··· MATERIAL FOR THE TASK

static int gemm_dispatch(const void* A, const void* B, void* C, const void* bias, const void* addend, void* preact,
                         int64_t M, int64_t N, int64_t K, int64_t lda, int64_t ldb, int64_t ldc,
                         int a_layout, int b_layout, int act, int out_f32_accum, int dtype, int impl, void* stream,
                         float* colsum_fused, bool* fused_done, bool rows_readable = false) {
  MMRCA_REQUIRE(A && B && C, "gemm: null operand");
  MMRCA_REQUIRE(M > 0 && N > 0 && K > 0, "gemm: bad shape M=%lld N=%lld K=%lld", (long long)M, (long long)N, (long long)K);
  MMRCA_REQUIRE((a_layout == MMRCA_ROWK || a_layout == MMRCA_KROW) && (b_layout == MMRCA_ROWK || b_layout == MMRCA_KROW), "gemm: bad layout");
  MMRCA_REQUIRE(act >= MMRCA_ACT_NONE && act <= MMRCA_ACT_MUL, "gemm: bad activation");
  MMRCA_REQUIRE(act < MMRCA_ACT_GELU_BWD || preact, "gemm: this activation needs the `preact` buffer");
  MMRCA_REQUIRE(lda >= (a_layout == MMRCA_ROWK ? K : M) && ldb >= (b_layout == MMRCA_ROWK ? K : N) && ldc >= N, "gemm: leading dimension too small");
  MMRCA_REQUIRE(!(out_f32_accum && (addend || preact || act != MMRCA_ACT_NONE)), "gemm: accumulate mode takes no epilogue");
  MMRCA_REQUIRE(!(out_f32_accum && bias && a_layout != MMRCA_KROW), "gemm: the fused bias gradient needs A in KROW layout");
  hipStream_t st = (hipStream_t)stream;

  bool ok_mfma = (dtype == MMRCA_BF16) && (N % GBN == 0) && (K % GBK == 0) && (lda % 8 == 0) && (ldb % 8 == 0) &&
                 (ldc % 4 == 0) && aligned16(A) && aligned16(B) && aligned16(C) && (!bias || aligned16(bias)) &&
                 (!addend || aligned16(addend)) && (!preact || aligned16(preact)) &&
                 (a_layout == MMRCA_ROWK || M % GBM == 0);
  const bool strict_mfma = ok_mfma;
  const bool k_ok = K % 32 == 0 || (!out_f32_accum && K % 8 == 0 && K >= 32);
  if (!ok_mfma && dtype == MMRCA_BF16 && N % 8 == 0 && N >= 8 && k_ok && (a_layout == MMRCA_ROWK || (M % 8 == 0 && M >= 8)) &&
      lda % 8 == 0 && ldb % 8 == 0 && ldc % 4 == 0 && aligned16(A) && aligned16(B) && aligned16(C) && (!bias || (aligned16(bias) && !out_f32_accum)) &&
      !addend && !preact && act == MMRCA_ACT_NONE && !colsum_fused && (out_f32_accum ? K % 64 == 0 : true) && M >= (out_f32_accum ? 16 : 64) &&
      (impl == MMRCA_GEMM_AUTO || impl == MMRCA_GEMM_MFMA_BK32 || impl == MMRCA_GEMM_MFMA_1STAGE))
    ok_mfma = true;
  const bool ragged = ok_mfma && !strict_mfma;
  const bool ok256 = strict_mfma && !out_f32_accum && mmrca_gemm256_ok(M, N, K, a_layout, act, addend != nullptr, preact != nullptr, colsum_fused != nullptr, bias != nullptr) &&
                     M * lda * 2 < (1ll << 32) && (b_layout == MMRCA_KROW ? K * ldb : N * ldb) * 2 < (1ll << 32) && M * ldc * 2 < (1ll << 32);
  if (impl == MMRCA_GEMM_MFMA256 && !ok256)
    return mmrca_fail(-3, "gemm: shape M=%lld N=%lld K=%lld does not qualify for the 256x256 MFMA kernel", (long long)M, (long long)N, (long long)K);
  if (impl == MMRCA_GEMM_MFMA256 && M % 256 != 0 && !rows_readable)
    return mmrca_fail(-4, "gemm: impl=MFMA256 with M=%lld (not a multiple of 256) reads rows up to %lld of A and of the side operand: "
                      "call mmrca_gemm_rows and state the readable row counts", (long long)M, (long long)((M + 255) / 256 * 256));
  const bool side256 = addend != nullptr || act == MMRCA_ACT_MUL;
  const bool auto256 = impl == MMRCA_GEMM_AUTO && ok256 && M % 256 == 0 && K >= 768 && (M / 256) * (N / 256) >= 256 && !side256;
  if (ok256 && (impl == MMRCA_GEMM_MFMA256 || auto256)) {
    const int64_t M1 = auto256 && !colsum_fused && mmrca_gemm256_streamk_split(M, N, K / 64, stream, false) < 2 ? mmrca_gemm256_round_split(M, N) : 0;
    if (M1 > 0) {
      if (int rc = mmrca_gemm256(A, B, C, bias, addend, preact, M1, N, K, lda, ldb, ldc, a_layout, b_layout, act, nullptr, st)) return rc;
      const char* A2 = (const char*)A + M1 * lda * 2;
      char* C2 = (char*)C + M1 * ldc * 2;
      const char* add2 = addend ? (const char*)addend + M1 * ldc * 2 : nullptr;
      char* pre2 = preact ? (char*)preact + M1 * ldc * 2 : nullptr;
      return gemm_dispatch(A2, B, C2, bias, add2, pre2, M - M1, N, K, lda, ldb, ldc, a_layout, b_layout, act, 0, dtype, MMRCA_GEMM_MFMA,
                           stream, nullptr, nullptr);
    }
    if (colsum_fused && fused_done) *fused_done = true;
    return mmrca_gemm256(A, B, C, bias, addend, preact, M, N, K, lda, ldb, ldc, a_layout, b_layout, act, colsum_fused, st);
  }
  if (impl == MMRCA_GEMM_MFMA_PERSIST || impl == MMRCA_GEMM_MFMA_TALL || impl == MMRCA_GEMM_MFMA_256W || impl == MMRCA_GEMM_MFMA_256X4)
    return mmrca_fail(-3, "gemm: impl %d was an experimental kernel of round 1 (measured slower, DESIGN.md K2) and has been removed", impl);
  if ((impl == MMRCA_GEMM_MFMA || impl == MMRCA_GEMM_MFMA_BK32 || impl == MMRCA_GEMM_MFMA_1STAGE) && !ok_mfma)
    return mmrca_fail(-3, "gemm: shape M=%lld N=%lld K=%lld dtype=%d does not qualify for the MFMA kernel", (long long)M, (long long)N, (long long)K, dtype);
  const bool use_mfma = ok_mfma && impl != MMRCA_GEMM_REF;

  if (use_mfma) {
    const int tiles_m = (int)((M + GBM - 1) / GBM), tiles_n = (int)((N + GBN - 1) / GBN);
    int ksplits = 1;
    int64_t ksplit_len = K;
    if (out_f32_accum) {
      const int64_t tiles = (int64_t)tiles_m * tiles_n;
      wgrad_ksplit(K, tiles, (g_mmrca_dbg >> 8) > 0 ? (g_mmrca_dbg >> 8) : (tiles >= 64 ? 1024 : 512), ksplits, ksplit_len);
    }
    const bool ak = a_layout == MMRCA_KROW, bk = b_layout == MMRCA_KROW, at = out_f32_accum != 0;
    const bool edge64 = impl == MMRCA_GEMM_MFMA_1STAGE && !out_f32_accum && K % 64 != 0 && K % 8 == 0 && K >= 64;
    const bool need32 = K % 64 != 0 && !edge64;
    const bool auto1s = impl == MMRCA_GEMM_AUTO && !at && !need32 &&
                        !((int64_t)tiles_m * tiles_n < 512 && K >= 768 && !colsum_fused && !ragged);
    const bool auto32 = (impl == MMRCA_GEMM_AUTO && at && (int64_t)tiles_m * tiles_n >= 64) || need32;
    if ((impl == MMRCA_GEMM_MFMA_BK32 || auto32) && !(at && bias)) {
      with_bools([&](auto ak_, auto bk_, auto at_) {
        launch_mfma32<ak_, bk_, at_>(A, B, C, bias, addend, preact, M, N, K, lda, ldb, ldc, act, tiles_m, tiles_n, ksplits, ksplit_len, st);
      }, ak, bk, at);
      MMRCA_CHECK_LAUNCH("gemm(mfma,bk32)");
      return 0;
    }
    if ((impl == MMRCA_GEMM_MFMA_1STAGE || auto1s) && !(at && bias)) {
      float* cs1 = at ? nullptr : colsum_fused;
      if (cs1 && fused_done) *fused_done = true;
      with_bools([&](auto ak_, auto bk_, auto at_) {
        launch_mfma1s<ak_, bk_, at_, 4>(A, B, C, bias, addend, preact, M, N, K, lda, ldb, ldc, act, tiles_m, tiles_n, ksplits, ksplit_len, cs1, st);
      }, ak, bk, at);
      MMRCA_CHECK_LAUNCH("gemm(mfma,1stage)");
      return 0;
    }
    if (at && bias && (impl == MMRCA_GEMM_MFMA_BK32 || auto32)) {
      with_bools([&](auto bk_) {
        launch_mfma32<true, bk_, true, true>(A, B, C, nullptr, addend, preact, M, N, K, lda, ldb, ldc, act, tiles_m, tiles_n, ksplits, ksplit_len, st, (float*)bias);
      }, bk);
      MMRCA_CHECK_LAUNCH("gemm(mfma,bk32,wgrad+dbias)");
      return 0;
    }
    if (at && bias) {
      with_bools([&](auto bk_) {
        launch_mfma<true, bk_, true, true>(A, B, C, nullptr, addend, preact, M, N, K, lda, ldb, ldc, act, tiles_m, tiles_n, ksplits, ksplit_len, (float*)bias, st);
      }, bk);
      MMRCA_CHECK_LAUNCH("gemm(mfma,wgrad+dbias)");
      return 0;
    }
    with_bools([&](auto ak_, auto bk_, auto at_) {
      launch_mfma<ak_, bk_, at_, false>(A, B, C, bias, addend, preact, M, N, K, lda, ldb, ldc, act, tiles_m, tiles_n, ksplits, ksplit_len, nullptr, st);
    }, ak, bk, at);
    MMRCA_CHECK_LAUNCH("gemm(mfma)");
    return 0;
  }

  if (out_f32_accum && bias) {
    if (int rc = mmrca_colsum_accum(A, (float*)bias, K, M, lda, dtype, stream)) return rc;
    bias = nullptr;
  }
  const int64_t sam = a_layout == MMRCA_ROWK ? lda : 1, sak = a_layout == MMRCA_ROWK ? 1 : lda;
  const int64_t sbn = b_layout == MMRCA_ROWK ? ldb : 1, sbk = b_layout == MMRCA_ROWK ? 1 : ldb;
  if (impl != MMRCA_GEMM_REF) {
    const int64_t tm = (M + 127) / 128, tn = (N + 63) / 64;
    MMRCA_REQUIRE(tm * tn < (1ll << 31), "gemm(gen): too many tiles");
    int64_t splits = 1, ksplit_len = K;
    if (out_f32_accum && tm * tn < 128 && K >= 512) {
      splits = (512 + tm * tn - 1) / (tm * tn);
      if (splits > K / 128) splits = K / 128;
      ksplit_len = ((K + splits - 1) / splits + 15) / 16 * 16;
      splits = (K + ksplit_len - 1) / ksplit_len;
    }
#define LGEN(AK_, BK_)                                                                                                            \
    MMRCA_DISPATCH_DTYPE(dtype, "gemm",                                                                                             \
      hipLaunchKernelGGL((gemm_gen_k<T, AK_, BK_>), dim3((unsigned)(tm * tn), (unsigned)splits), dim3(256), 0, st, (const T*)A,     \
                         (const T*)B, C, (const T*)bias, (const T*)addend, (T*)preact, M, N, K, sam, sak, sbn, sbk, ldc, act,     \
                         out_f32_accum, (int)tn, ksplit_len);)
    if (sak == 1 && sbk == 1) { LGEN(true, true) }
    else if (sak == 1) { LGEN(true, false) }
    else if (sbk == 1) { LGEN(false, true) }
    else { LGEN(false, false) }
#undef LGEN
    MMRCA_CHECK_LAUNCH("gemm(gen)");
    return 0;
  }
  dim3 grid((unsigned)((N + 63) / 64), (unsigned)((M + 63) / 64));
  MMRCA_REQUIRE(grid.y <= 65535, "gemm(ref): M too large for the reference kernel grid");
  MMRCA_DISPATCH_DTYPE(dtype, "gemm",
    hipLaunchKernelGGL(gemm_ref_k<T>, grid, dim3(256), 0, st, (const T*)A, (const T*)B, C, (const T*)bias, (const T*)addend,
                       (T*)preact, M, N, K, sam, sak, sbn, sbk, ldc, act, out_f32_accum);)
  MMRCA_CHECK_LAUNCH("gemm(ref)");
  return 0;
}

······

- TASK TO CARRY OUT -
Beginning at the line with "char* C2 = (char*)C + M1 * ldc * 2;" and stopping after the line with "const bool use_mfma", please write out every line of the data above exactly and nothing else.

- YOUR RESPONSE -
      char* C2 = (char*)C + M1 * ldc * 2;
      const char* add2 = addend ? (const char*)addend + M1 * ldc * 2 : nullptr;
      char* pre2 = preact ? (char*)preact + M1 * ldc * 2 : nullptr;
      return gemm_dispatch(A2, B, C2, bias, add2, pre2, M - M1, N, K, lda, ldb, ldc, a_layout, b_layout, act, 0, dtype, MMRCA_GEMM_MFMA,
                           stream, nullptr, nullptr);
    }
    if (colsum_fused && fused_done) *fused_done = true;
    return mmrca_gemm256(A, B, C, bias, addend, preact, M, N, K, lda, ldb, ldc, a_layout, b_layout, act, colsum_fused, st);
  }
  if (impl == MMRCA_GEMM_MFMA_PERSIST || impl == MMRCA_GEMM_MFMA_TALL || impl == MMRCA_GEMM_MFMA_256W || impl == MMRCA_GEMM_MFMA_256X4)
    return mmrca_fail(-3, "gemm: impl %d was an experimental kernel of round 1 (measured slower, DESIGN.md K2) and has been removed", impl);
  if ((impl == MMRCA_GEMM_MFMA || impl == MMRCA_GEMM_MFMA_BK32 || impl == MMRCA_GEMM_MFMA_1STAGE) && !ok_mfma)
    return mmrca_fail(-3, "gemm: shape M=%lld N=%lld K=%lld dtype=%d does not qualify for the MFMA kernel", (long long)M, (long long)N, (long long)K, dtype);
  const bool use_mfma = ok_mfma && impl != MMRCA_GEMM_REF;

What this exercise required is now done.